(DATASET EXCERPTS Opens)
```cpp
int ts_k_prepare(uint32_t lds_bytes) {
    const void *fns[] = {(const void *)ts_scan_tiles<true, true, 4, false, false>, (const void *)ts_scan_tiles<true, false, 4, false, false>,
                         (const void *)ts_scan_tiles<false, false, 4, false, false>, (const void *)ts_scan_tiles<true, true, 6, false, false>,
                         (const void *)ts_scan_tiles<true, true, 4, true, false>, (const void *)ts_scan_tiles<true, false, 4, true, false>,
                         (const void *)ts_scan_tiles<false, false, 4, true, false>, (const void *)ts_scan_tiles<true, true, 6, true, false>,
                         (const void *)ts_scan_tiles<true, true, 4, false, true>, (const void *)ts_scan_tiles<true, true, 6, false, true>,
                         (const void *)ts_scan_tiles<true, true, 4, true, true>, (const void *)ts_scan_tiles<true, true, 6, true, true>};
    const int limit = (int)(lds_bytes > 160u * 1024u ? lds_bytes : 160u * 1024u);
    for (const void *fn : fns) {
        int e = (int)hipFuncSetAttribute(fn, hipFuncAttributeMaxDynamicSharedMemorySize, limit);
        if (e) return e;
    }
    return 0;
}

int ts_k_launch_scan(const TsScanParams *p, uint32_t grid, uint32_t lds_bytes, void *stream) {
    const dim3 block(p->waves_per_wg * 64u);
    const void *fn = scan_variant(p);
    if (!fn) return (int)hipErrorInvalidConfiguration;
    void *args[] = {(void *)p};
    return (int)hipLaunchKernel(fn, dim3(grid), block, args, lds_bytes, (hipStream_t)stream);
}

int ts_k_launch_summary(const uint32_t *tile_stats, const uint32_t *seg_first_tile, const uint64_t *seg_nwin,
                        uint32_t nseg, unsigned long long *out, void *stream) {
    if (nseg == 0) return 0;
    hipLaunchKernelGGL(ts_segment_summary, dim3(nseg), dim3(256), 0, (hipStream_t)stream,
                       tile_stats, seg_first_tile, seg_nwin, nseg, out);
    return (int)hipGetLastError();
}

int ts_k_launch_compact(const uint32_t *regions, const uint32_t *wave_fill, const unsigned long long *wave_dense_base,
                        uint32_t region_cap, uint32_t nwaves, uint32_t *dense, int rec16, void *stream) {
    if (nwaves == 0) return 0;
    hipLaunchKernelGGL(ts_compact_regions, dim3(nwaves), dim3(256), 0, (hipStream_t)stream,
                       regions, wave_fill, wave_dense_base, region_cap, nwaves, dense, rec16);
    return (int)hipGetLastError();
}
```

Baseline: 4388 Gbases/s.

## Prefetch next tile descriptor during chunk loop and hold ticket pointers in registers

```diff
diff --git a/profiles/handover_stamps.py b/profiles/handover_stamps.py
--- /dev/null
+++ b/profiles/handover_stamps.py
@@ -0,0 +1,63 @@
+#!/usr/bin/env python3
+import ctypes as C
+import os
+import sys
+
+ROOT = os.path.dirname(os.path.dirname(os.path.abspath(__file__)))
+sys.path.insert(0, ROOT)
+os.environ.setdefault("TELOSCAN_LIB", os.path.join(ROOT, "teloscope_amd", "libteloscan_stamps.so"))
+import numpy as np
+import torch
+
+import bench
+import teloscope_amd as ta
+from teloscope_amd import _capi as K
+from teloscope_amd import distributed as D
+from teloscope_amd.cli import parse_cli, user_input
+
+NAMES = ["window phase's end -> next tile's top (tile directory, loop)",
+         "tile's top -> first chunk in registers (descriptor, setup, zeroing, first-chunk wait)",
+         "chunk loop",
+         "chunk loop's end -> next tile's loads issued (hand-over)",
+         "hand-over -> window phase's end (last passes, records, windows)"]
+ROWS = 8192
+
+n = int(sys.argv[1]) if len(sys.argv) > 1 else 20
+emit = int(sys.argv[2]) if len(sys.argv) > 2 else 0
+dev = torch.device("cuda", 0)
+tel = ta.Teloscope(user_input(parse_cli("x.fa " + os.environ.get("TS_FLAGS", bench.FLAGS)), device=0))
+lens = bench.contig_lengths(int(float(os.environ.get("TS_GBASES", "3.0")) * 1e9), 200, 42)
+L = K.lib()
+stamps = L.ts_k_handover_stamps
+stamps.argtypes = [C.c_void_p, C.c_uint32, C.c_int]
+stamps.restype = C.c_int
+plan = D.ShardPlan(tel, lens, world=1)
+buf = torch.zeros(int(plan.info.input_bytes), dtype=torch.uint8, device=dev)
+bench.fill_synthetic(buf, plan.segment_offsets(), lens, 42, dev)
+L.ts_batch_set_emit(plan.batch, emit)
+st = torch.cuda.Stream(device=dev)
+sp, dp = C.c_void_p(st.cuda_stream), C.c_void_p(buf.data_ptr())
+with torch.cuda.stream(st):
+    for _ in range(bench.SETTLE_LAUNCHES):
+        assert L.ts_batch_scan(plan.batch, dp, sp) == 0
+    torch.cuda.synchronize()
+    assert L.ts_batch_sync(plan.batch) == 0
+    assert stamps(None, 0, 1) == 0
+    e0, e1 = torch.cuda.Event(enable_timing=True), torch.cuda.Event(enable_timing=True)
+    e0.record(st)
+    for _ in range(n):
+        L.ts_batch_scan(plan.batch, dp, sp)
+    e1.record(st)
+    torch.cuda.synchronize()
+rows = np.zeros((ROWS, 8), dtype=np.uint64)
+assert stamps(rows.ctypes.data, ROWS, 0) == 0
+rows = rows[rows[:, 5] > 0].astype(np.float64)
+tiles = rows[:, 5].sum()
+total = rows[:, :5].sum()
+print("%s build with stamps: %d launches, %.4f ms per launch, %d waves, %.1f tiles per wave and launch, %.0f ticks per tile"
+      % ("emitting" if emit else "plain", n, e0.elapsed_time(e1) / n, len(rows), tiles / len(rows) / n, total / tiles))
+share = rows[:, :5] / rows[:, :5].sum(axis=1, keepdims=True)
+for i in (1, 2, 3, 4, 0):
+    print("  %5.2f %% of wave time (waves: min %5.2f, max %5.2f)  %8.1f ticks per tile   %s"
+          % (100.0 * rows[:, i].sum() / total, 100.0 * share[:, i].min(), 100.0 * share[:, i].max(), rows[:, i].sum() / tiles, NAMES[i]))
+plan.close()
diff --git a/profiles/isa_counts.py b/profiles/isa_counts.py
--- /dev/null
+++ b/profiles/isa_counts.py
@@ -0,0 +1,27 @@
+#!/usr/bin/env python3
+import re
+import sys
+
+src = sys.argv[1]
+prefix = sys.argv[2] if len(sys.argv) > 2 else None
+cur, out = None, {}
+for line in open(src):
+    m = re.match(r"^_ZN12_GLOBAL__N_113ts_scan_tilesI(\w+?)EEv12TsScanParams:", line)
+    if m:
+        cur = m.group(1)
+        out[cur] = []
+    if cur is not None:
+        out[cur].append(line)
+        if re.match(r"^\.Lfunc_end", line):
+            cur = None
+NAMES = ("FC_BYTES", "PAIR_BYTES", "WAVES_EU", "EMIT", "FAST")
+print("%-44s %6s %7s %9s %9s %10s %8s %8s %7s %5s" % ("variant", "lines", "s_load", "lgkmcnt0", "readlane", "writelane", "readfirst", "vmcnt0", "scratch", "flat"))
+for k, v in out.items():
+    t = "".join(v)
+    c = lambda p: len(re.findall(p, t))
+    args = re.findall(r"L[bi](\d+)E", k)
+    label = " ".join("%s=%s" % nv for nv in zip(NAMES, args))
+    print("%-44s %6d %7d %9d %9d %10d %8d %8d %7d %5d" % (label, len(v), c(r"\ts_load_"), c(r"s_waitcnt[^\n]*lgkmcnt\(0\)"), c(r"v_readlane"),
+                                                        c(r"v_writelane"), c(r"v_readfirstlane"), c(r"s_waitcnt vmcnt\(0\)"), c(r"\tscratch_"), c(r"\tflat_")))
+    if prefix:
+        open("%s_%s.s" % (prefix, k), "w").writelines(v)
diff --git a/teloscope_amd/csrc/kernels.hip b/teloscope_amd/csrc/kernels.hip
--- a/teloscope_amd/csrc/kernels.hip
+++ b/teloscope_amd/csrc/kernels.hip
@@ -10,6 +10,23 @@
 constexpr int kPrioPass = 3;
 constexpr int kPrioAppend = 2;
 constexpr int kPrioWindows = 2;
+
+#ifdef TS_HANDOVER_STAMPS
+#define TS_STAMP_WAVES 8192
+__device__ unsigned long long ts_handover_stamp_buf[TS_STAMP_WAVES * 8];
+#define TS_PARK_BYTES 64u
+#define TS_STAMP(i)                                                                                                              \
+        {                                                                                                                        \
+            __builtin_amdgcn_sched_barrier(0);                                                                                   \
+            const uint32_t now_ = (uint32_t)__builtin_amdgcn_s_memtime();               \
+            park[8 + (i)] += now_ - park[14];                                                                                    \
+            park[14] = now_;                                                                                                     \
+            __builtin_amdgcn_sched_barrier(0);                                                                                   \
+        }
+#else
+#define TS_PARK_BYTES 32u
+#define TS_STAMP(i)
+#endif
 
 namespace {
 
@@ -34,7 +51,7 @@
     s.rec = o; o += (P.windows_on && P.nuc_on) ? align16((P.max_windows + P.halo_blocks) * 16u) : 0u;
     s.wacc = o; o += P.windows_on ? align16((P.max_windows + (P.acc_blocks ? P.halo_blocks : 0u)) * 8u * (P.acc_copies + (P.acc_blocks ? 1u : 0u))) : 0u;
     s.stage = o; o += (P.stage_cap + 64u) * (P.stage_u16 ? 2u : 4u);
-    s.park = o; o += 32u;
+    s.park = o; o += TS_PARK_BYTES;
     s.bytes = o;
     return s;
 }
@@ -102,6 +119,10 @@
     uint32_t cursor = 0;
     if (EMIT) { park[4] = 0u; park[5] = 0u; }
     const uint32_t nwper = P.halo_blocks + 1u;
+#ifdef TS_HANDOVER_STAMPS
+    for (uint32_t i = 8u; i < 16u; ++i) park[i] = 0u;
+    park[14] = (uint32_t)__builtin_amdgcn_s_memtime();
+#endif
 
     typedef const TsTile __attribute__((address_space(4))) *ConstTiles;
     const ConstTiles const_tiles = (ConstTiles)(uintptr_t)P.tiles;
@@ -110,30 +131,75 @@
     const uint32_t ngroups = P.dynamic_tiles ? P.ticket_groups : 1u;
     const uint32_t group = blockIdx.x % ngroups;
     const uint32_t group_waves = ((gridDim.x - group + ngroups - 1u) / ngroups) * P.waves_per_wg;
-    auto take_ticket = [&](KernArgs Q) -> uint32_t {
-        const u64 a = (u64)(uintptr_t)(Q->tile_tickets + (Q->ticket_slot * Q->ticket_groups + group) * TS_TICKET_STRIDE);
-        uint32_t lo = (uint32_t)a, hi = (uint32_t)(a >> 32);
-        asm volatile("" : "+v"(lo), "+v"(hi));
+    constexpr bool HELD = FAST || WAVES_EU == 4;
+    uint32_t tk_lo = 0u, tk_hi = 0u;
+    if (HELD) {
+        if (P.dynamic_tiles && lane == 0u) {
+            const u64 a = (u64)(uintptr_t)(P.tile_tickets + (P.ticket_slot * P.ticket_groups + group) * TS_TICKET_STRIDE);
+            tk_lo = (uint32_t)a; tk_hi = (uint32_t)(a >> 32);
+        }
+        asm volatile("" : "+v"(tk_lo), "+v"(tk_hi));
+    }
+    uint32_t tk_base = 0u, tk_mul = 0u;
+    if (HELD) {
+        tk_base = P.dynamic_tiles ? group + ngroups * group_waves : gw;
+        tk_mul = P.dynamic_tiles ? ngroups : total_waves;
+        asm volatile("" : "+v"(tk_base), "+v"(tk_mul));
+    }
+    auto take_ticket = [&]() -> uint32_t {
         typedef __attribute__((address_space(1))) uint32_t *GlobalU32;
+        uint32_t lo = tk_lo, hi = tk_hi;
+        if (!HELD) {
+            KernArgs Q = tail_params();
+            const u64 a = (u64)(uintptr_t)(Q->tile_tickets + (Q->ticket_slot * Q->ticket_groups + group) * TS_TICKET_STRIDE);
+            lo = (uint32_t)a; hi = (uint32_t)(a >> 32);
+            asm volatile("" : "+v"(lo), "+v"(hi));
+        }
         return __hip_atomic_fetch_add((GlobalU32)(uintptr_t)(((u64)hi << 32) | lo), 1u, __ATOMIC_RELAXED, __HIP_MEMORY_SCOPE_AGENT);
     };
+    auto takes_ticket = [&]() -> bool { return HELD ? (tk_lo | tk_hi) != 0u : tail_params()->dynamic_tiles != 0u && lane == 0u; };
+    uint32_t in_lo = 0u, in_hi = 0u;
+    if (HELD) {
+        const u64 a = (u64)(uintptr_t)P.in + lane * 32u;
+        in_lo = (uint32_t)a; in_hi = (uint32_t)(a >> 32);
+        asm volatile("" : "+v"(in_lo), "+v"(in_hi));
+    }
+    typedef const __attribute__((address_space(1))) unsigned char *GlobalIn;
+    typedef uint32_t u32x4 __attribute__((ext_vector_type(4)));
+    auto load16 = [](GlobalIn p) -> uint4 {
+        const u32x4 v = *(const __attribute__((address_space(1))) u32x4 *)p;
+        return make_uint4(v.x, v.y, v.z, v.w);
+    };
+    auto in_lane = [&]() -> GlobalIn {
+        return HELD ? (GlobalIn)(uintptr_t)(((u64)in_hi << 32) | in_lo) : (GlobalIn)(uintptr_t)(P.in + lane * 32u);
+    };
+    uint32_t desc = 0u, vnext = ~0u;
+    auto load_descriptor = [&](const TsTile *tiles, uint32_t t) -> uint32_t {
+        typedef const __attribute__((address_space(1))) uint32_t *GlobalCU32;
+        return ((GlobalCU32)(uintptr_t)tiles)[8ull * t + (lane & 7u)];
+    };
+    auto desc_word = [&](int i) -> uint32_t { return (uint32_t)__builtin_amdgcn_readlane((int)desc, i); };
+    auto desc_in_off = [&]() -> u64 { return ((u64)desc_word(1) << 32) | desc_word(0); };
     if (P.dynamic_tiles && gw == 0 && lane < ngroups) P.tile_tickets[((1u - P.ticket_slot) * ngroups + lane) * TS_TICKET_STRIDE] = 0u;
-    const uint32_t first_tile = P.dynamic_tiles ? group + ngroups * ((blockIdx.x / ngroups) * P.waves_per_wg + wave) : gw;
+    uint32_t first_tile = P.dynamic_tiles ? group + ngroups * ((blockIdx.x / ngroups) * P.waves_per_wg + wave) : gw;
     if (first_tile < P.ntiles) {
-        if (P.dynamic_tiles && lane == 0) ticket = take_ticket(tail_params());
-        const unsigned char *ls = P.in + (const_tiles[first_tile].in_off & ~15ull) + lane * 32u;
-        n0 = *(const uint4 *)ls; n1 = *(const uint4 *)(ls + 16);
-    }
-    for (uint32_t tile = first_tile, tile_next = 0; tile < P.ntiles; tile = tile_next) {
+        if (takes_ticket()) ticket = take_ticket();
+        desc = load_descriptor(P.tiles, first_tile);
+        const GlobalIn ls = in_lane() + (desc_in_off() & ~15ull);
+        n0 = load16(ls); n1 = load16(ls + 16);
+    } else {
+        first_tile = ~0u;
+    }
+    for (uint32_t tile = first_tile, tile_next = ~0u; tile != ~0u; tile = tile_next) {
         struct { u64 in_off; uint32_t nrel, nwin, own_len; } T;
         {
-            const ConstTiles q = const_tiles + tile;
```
(DATASET EXCERPTS Closes)
| TASK DETAILS |
The answer must be all the lines above that hold the word "long".

| FINISHED TASK |
                        uint32_t nseg, unsigned long long *out, void *stream) {
int ts_k_launch_compact(const uint32_t *regions, const uint32_t *wave_fill, const unsigned long long *wave_dense_base,
+__device__ unsigned long long ts_handover_stamp_buf[TS_STAMP_WAVES * 8];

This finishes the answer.